Cost-competitive Renewable Energy

Improvements in cost-competitiveness mean that renewable energy will account for between 69 percent and 74 percent of new global power capacity added by 2030, new research by Bloomberg New Energy Finance shows.

This latest forecast comes despite difficult market conditions and suggests that annual investment in new renewables is set to rise by a factor of between two and four or more by then.
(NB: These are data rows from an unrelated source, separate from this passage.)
@@ -47,15 +49,24 @@
     }
     const int t0 = blockIdx.x * a.rpw;
     const int nrows = min(a.rpw, T - t0);
-    const float* __restrict__ X = a.x + (size_t)b * 64 * T * AF + nt * 32 + r;
-    const float* __restrict__ RES = NOUT == 64 ? a.res + ((size_t)b * 64 + wave * 16) * T * AF + lane : nullptr;
+    const float* __restrict__ X = XCL ? a.x + ((size_t)b * T * AF + nt * 32 + r) * 64 + 8 * h : a.x + (size_t)b * 64 * T * AF + nt * 32 + r;
+    const float* __restrict__ RES = NOUT == 64 ? (RCL ? a.res + (size_t)b * T * AF * 64 + 4 * tid : a.res + ((size_t)b * 64 + wave * 16) * T * AF + lane)
+                                               : nullptr;
     float v[4][8];
     float rs[NOUT == 64 ? 16 : 1];
     auto load_x = [&](int t) {
-#pragma unroll
-        for (int ks = 0; ks < 4; ++ks)
-#pragma unroll
-            for (int j = 0; j < 8; ++j) v[ks][j] = X[((size_t)(ks * 16 + 8 * h + j) * T + t) * AF];
+        if constexpr (XCL) {
+#pragma unroll
+            for (int ks = 0; ks < 4; ++ks) {
+                *reinterpret_cast<f32x4*>(&v[ks][0]) = *reinterpret_cast<const f32x4*>(X + (size_t)t * AF * 64 + ks * 16);
+                *reinterpret_cast<f32x4*>(&v[ks][4]) = *reinterpret_cast<const f32x4*>(X + (size_t)t * AF * 64 + ks * 16 + 4);
+            }
+        } else {
+#pragma unroll
+            for (int ks = 0; ks < 4; ++ks)
+#pragma unroll
+                for (int j = 0; j < 8; ++j) v[ks][j] = X[((size_t)(ks * 16 + 8 * h + j) * T + t) * AF];
+        }
     };
     load_x(t0);
     __syncthreads();
@@ -70,7 +81,10 @@
             bh[ks] = __builtin_bit_cast(half8, *reinterpret_cast<f32x4*>(hi));
             bl[ks] = __builtin_bit_cast(half8, *reinterpret_cast<f32x4*>(lo));
         }
-        if (NOUT == 64) {
+        if constexpr (RCL) {
+#pragma unroll
+            for (int k = 0; k < 4; ++k) *reinterpret_cast<f32x4*>(&rs[4 * k]) = *reinterpret_cast<const f32x4*>(RES + (size_t)t * AF * 64 + 1024 * k);
+        } else if (NOUT == 64) {
 #pragma unroll
             for (int i = 0; i < 16; ++i) rs[i] = RES[((size_t)i * T + t) * AF];
         }
@@ -94,6 +108,10 @@
                     Ys[o][nt * 32 + r] = preluf_(acc[q] * WINV, slope_s[o]);
                 }
             }
+        }
+        if constexpr (RCL) {
+#pragma unroll
+            for (int k = 0; k < 4; ++k) *reinterpret_cast<f32x4*>(&Rs[tid / 16 + 16 * k][4 * (tid % 16)]) = *reinterpret_cast<const f32x4*>(&rs[4 * k]);
         }
         __syncthreads();
         float y[NR];
@@ -137,6 +155,10 @@
             __syncthreads();
             const float rstd = 1.0f / sqrtf((red[4] + red[5] + red[6] + red[7]) / (float)(64 * AF) + RTFS_EPS);
             float* __restrict__ O = a.out + ((size_t)b * 64 + wave * 16) * T * AF + lane;
+            if constexpr (RCL) {
+#pragma unroll
+                for (int k = 0; k < 4; ++k) *reinterpret_cast<f32x4*>(&rs[4 * k]) = *reinterpret_cast<const f32x4*>(&Rs[lane][wave * 16 + 4 * k]);
+            }
 #pragma unroll
             for (int i = 0; i < 16; ++i) O[((size_t)i * T + t) * AF] = fmaf(y[i] * rstd, gam_s[ln_row(i)][lane], bet_s[ln_row(i)][lane]) + rs[i];
         }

Indeed, according to Bloomberg, the most likely scenario will see investment jump by 230  percent, to US$630 billion per year by 2030, driven by further improvements in the economics of wind and solar, as well as an increase in the roll-out of despatchable renewable resources like hydro, geothermal and biomass.
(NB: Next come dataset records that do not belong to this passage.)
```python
GADGET_INPUTS = {
    "EIP7503": lambda p: [],
    "ConcatFixed4": lambda p: [("a", "s", p[0]), ("b", "s", p[1]), ("c", "s", p[2]), ("d", "s", p[3])],
    "ProofOfWorkChecker": lambda p: [("burnKey", "f", 1), ("revealAmount", "f", 1), ("burnExtraCommitment", "f", 1), ("minimumZeroBytes", "s", 1)],
    "PublicCommitment": lambda p: [("in", "s", 32 * p[0])],
    "Poseidon": lambda p: [("inputs", "f", p[0])],
    "Divide": lambda p: [("a", "s", 1), ("b", "s", 1)],
    "SubstringCheck": lambda p: [("mainInput", "s", p[0]), ("mainLen", "s", 1), ("subInput", "s", p[1])],
    "ShiftLeft": lambda p: [("in", "s", p[0]), ("count", "s", 1)],
    "ShiftRight": lambda p: [("in", "s", p[0]), ("count", "s", 1)],
    "Mask": lambda p: [("in", "s", p[0]), ("count", "s", 1)],
    "Concat": lambda p: [("a", "s", p[0]), ("aLen", "s", 1), ("b", "s", p[1]), ("bLen", "s", 1)],
    "Selector": lambda p: [("vals", "s", p[0]), ("select", "s", 1)],
    "SelectorArray1D": lambda p: [("arrays", "s", p[0] * p[1]), ("select", "s", 1)],
    "SelectorArray2D": lambda p: [("arrays", "s", p[0] * p[1] * p[2]), ("select", "s", 1)],
    "BigEndianBytes2Num": lambda p: [("in", "s", p[0])],
    "LittleEndianBytes2Num": lambda p: [("in", "s", p[0])],
    "Bytes2Nibbles": lambda p: [("in", "s", p[0])],
    "Nibbles2Bytes": lambda p: [("nibbles", "s", 2 * p[0])],
    "Num2BigEndianBytes": lambda p: [("in", "f", 1)],
    "Num2LittleEndianBytes": lambda p: [("in", "f", 1)],
    "Num2BitsSafe": lambda p: [("in", "f", 1)],
    "Pad": lambda p: [("in", "s", p[0] * p[1]), ("inLen", "s", 1)],
    "KeccakBytes": lambda p: [("in", "s", 136 * p[0]), ("inLen", "s", 1)],
    "BurnAddress": lambda p: [("burnKey", "f", 1), ("revealAmount", "f", 1), ("burnExtraCommitment", "f", 1)],
    "BurnAddressHash": lambda p: [("burnKey", "f", 1), ("revealAmount", "f", 1), ("burnExtraCommitment", "f", 1)],
    "AssertBits": lambda p: [("in", "f", 1)],
    "AssertByteString": lambda p: [("in", "s", p[0])],
    "AssertLessEqThan": lambda p: [("a", "s", 1), ("b", "s", 1)],
    "AssertLessThan": lambda p: [("a", "s", 1), ("b", "s", 1)],
    "AssertGreaterEqThan": lambda p: [("a", "s", 1), ("b", "s", 1)],
    "Filter": lambda p: [("in", "s", 1)],
    "Fit": lambda p: [("in", "s", p[0])],
    "Reverse": lambda p: [("in", "s", p[0])],
    "Flatten": lambda p: [("in", "s", p[0] * p[1])],
    "Reshape": lambda p: [("in", "s", p[0] * p[1])],
    "RlpInteger": lambda p: [("in", "f", 1)],
    "CountBytes": lambda p: [("bytes", "s", p[0])],
    "RlpEmptyAccount": lambda p: [("balance", "f", 1)],
    "TruncatedAddressHash": lambda p: [("addressHashNibbles", "s", 2 * p[0]), ("addressHashNibblesLen", "s", 1)],
    "IsInRange": lambda p: [("lower", "s", 1), ("value", "s", 1), ("upper", "s", 1)],
    "LeafDetector": lambda p: [("layer", "s", p[0]), ("layerLen", "s", 1)],
    "RlpMerklePatriciaTrieLeaf": lambda p: [("addressHashNibbles", "s", 2 * p[0]), ("addressHashNibblesLen", "s", 1), ("balance", "f", 1)],
}


def circuit_of(name: str, params):
    if name == "ProofOfBurn":
        return 0, list(params)
    if name == "Spend":
        return 1, list(params)
    if name not in GADGET_INPUTS:
        raise NotImplementedError(f"{name} is not a template of the reference's circuits")
    npar = ctypes.c_int()
    tid = load_library().pob_gadget_template(name.encode(), ctypes.byref(npar))
    if tid < 0:
        raise NotImplementedError(f"{name}: unknown to libpob_hip.so")
    if npar.value != len(params):
        raise ValueError(f"{name} takes {npar.value} template parameters, got {len(params)}")
    return 2, [tid] + list(params)


def _limbs(params):
    arr = (ctypes.c_uint64 * (4 * max(len(params), 1)))()
    for i, v in enumerate(params):
        for k in range(4):
            arr[4 * i + k] = (int(v) >> (64 * k)) & 0xFFFFFFFFFFFFFFFF
    return arr


class PobInfo(ctypes.Structure):
    _fields_ = [("n_witness", ctypes.c_uint64), ("n_bit", ctypes.c_uint64), ("n_sm", ctypes.c_uint64), ("n_fr", ctypes.c_uint64),
                ("n_fr_inputs", ctypes.c_uint32), ("n_sm_inputs", ctypes.c_uint32), ("n_outputs", ctypes.c_uint32),
                ("n_units", ctypes.c_uint32), ("n_sponges", ctypes.c_uint32), ("n_perms", ctypes.c_uint32),
                ("n_stages", ctypes.c_uint32), ("max_batch", ctypes.c_uint32),
                ("group_bytes", ctypes.c_uint64), ("keccak_bit_wires", ctypes.c_uint64), ("n_derived", ctypes.c_uint64), ("n_alias", ctypes.c_uint64),
                ("kchk_rounds", ctypes.c_uint32), ("kgc_rounds", ctypes.c_uint32)]


RECORD_DTYPE = np.dtype([("status", "<u4"), ("check_status", "<u4"), ("bad_wire", "<u4"), ("commitment", "u1", (32,))])
NOT_EVALUATED, CLEAN = 0xFFFFFFFE, 0xFFFFFFFF
EXC_CAP, EXC_NONE, E_RANGE, E_NOMEM = 32, 0xFFFFFFFF, -6, -3
EXC_DTYPE = np.dtype([("k", "<u4"), ("v", "<i4")])

_lib = None


def load_library() -> ctypes.CDLL:
    global _lib
    if _lib is not None:
        return _lib
    if not os.path.exists(LIB_PATH):
        raise RuntimeError(f"{LIB_PATH} is missing: run `python -c 'import __graft_entry__ as g; g.build()'` "
                           "(hipcc --offload-arch=gfx950).  There is no CPU fallback.")
    lib = ctypes.CDLL(LIB_PATH)
    vp, u32p, u8p = ctypes.c_void_p, ctypes.POINTER(ctypes.c_uint32), ctypes.POINTER(ctypes.c_uint8)
    lib.pob_open.argtypes = [ctypes.c_int, ctypes.c_int, ctypes.POINTER(ctypes.c_uint64), ctypes.c_int, ctypes.c_uint32, ctypes.POINTER(vp)]
    lib.pob_close.argtypes = [vp]
    lib.pob_close.restype = None
    lib.pob_get_info.argtypes = [vp, ctypes.POINTER(PobInfo)]
    lib.pob_plan_info.argtypes = [ctypes.c_int, ctypes.POINTER(ctypes.c_uint64), ctypes.c_int, ctypes.POINTER(PobInfo)]
    lib.pob_strerror.argtypes = [vp]
    lib.pob_strerror.restype = ctypes.c_char_p
    lib.pob_gadget_template.argtypes = [ctypes.c_char_p, ctypes.POINTER(ctypes.c_int)]
    lib.pob_gadget_template.restype = ctypes.c_int
    lib.pob_upload_inputs.argtypes = [vp, vp, vp, ctypes.c_uint32]
    lib.pob_upload_inputs_async.argtypes = [vp, vp, vp, ctypes.c_uint32, vp]
    lib.pob_upload_inputs8.argtypes = [vp, vp, vp, vp, ctypes.c_uint32]
    lib.pob_upload_inputs8_async.argtypes = [vp, vp, vp, vp, ctypes.c_uint32, vp]
    lib.pob_narrow_inputs.argtypes = [vp, ctypes.c_uint32, ctypes.c_uint32, vp, vp]
    lib.pob_pack_json_batch8.argtypes = [ctypes.c_int, ctypes.POINTER(ctypes.c_uint64), ctypes.c_int, ctypes.POINTER(ctypes.c_char_p), ctypes.POINTER(ctypes.c_uint64),
                                         ctypes.c_uint32, ctypes.c_int, vp, vp, vp, vp, ctypes.c_char_p, ctypes.c_uint32]
    lib.pob_host_alloc.argtypes = [ctypes.POINTER(vp), ctypes.c_uint64]
    lib.pob_pack_json.argtypes = [ctypes.c_int, ctypes.POINTER(ctypes.c_uint64), ctypes.c_int, ctypes.c_char_p, ctypes.c_uint64, vp, vp, vp, ctypes.c_char_p, ctypes.c_uint32]
    lib.pob_pack_json_batch.argtypes = [ctypes.c_int, ctypes.POINTER(ctypes.c_uint64), ctypes.c_int, ctypes.POINTER(ctypes.c_char_p), ctypes.POINTER(ctypes.c_uint64),
                                        ctypes.c_uint32, ctypes.c_int, vp, vp, vp, ctypes.c_char_p, ctypes.c_uint32]
    lib.pob_host_free.argtypes = [vp]
    lib.pob_host_free.restype = None
    lib.pob_results_fetch.argtypes = [vp]
    lib.pob_results_wait.argtypes = [vp, ctypes.POINTER(vp), u32p]
    lib.pob_emit_begin_reduced.argtypes = [vp, ctypes.c_uint32, vp, ctypes.c_uint64, ctypes.c_uint64]
    lib.pob_write_wtns_reduced.argtypes = [vp, ctypes.c_uint32, vp, ctypes.c_uint64, ctypes.c_char_p]
    lib.pob_reduced_map_pin.argtypes = [vp, vp, ctypes.c_uint64]
    lib.pob_emit_measure_ex.argtypes = [vp, ctypes.c_uint32, ctypes.c_uint32, ctypes.c_uint64, vp, ctypes.c_uint64, ctypes.POINTER(ctypes.c_double), ctypes.POINTER(ctypes.c_uint64)]
    lib.pob_generate.argtypes = [vp, vp]
    lib.pob_constraint_check.argtypes = [vp, vp]
    lib.pob_sync.argtypes = [vp]
    lib.pob_set_partner.argtypes = [vp, vp]
    lib.pob_results.argtypes = [vp, vp, vp, vp, vp]
    lib.pob_results_device.argtypes = [vp, ctypes.POINTER(vp), ctypes.POINTER(vp)]
    lib.pob_results_records_device.argtypes = [vp, ctypes.POINTER(vp)]
    lib.pob_gather_records.argtypes = [vp, vp, vp, vp, ctypes.c_uint32]
    lib.pob_emit_witness.argtypes = [vp, ctypes.c_uint32, vp, ctypes.c_uint64]
    lib.pob_write_wtns.argtypes = [vp, ctypes.c_uint32, ctypes.c_char_p]
    lib.pob_emit_begin.argtypes = [vp, ctypes.c_uint32, ctypes.c_uint64]
    lib.pob_emit_next.argtypes = [vp, ctypes.POINTER(ctypes.c_void_p), ctypes.POINTER(ctypes.c_uint64), ctypes.POINTER(ctypes.c_uint64)]
    lib.pob_emit_queue.argtypes = [vp, ctypes.c_uint32]
    lib.pob_emit_measure.argtypes = [vp, ctypes.c_uint32, ctypes.c_uint32, ctypes.c_uint64, ctypes.POINTER(ctypes.c_double), ctypes.POINTER(ctypes.c_uint64)]
    if hasattr(lib, "pob_emit_begin_packed"):
        lib.pob_emit_begin_packed.argtypes = [vp, ctypes.c_uint32, vp, ctypes.c_uint64, ctypes.c_uint64]
        lib.pob_emit_next_packed.argtypes = [vp, ctypes.POINTER(ctypes.c_void_p), ctypes.POINTER(ctypes.c_uint64), ctypes.POINTER(ctypes.c_uint64), ctypes.POINTER(ctypes.c_uint64)]
        lib.pob_unpack_window.argtypes = [vp, ctypes.c_uint64, vp, ctypes.c_uint64, ctypes.c_int]
        lib.pob_write_wtns_packed.argtypes = [vp, ctypes.c_uint32, vp, ctypes.c_uint64, ctypes.c_char_p]
        lib.pob_emit_measure_packed.argtypes = [vp, ctypes.c_uint32, ctypes.c_uint32, ctypes.c_uint64, vp, ctypes.c_uint64, vp, ctypes.c_uint64, ctypes.c_int,
                                                ctypes.POINTER(ctypes.c_double), ctypes.POINTER(ctypes.c_double), ctypes.POINTER(ctypes.c_uint64)]
    if hasattr(lib, "pob_emit_begin_group_packed"):
        lib.pob_emit_begin_group_packed.argtypes = [vp, ctypes.c_uint32, ctypes.c_uint64, vp, ctypes.c_uint64, ctypes.c_uint64, ctypes.POINTER(ctypes.c_uint64)]
        lib.pob_emit_next_group_packed.argtypes = [vp, ctypes.POINTER(ctypes.c_void_p), ctypes.POINTER(ctypes.c_uint64), ctypes.POINTER(ctypes.c_uint64), ctypes.POINTER(ctypes.c_uint64)]
        lib.pob_write_wtns_group.argtypes = [vp, ctypes.c_uint32, ctypes.c_uint64, vp, ctypes.c_uint64, ctypes.POINTER(ctypes.c_char_p)]
        lib.pob_emit_measure_group.argtypes = [vp, ctypes.c_uint32, ctypes.c_uint32, ctypes.c_uint64, ctypes.c_uint64, vp, ctypes.c_uint64, vp, ctypes.c_uint64, ctypes.c_int,
                                               ctypes.POINTER(ctypes.c_double), ctypes.POINTER(ctypes.c_double), ctypes.POINTER(ctypes.c_uint64)]
    if hasattr(lib, "pob_emit_group_selfcheck"):
        lib.pob_emit_group_selfcheck.argtypes = [vp, ctypes.c_int]
        lib.pob_emit_group_selfcheck_result.argtypes = [vp, ctypes.POINTER(ctypes.c_uint64), ctypes.POINTER(ctypes.c_uint64), ctypes.POINTER(ctypes.c_uint64), ctypes.POINTER(ctypes.c_uint32)]
        lib.pob_debug_selfcheck_sites.argtypes = [vp, ctypes.c_int, vp, ctypes.c_uint64, ctypes.POINTER(ctypes.c_uint64)]
        lib.pob_debug_group_emit_xor.argtypes = [vp, ctypes.c_uint32, ctypes.c_uint32, ctypes.c_uint32, ctypes.c_uint8]
    lib.pob_time_kernel.argtypes = [vp, ctypes.c_int, ctypes.c_int, vp, ctypes.POINTER(ctypes.c_float)]
    lib.pob_probe_check_kernel.argtypes = [vp, ctypes.c_int, ctypes.POINTER(ctypes.c_float)]
    lib.pob_debug_xor_bits.argtypes = [vp, ctypes.c_uint32, ctypes.c_uint64, ctypes.c_uint64]
    lib.pob_debug_store_fault.argtypes = [vp, ctypes.c_int, ctypes.c_uint32, ctypes.c_uint64, ctypes.c_uint64, ctypes.POINTER(ctypes.c_uint32)]
# ... 840 lines not shown
```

In this latest analysis their most likely outcome projects a total installed renewable energy capacity that is 25  percent higher than in the previous forecast, at 3500 GW. Under the two other scenarios’ investment also increases for renewables, though it could reach anywhere between $470-$880 billion by 2030. In terms of electricity production, overall the share of renewables will increase from 22 percent in 2012 to 37 percent in 2030, the report finds.

Guy Turner, head of economics and commodities for BNEF noted that renewable technologies will form the anchor of new generating capacity additions, saying: “The main driver for future growth of the renewable sector over this timeframe is a shift from policy support to falling costs and natural demand.”

The new BNEF analysis joins recent five-year forecasts from bodies such as the Global Wind Energy Council and the European Photovoltaic Industry Association (GWEC and EPIA), which largely echo the longer-term findings but are rather more pessimistic in the shorter term.

For example, in its outlook to 2017, GWEC has downgraded from its advanced to its moderate scenario but remains ultimately bullish on wind, predicting that worldwide installed capacity will pass 500 GW by 2017. For the second year running, BTM Consult ApS also predicts a reduction in market value for the next five years. And it too has downgraded its wind market outlook in the short term, though remains optimistic. EPIA reports a similar scenario for solar PV.

What these various forecasts reveal is that despite the on-going economic challenges there is a place for renewable energy at the table and its share of the market is one which will certainly grow over time, backed by policy initiatives based on their environmental performance, their ease of use and their improving economics.

Michael Liebreich, BNEF chief executive neatly summarises, explaining that while the news today is dominated by stories of pain caused by supply side overcapacity and cheap shale gas, this is playing out against the falling costs of renewable energy and of the various technologies required to integrate it into the existing energy system. Most tellingly he says, “…and falling costs win.” That’s a safe bet.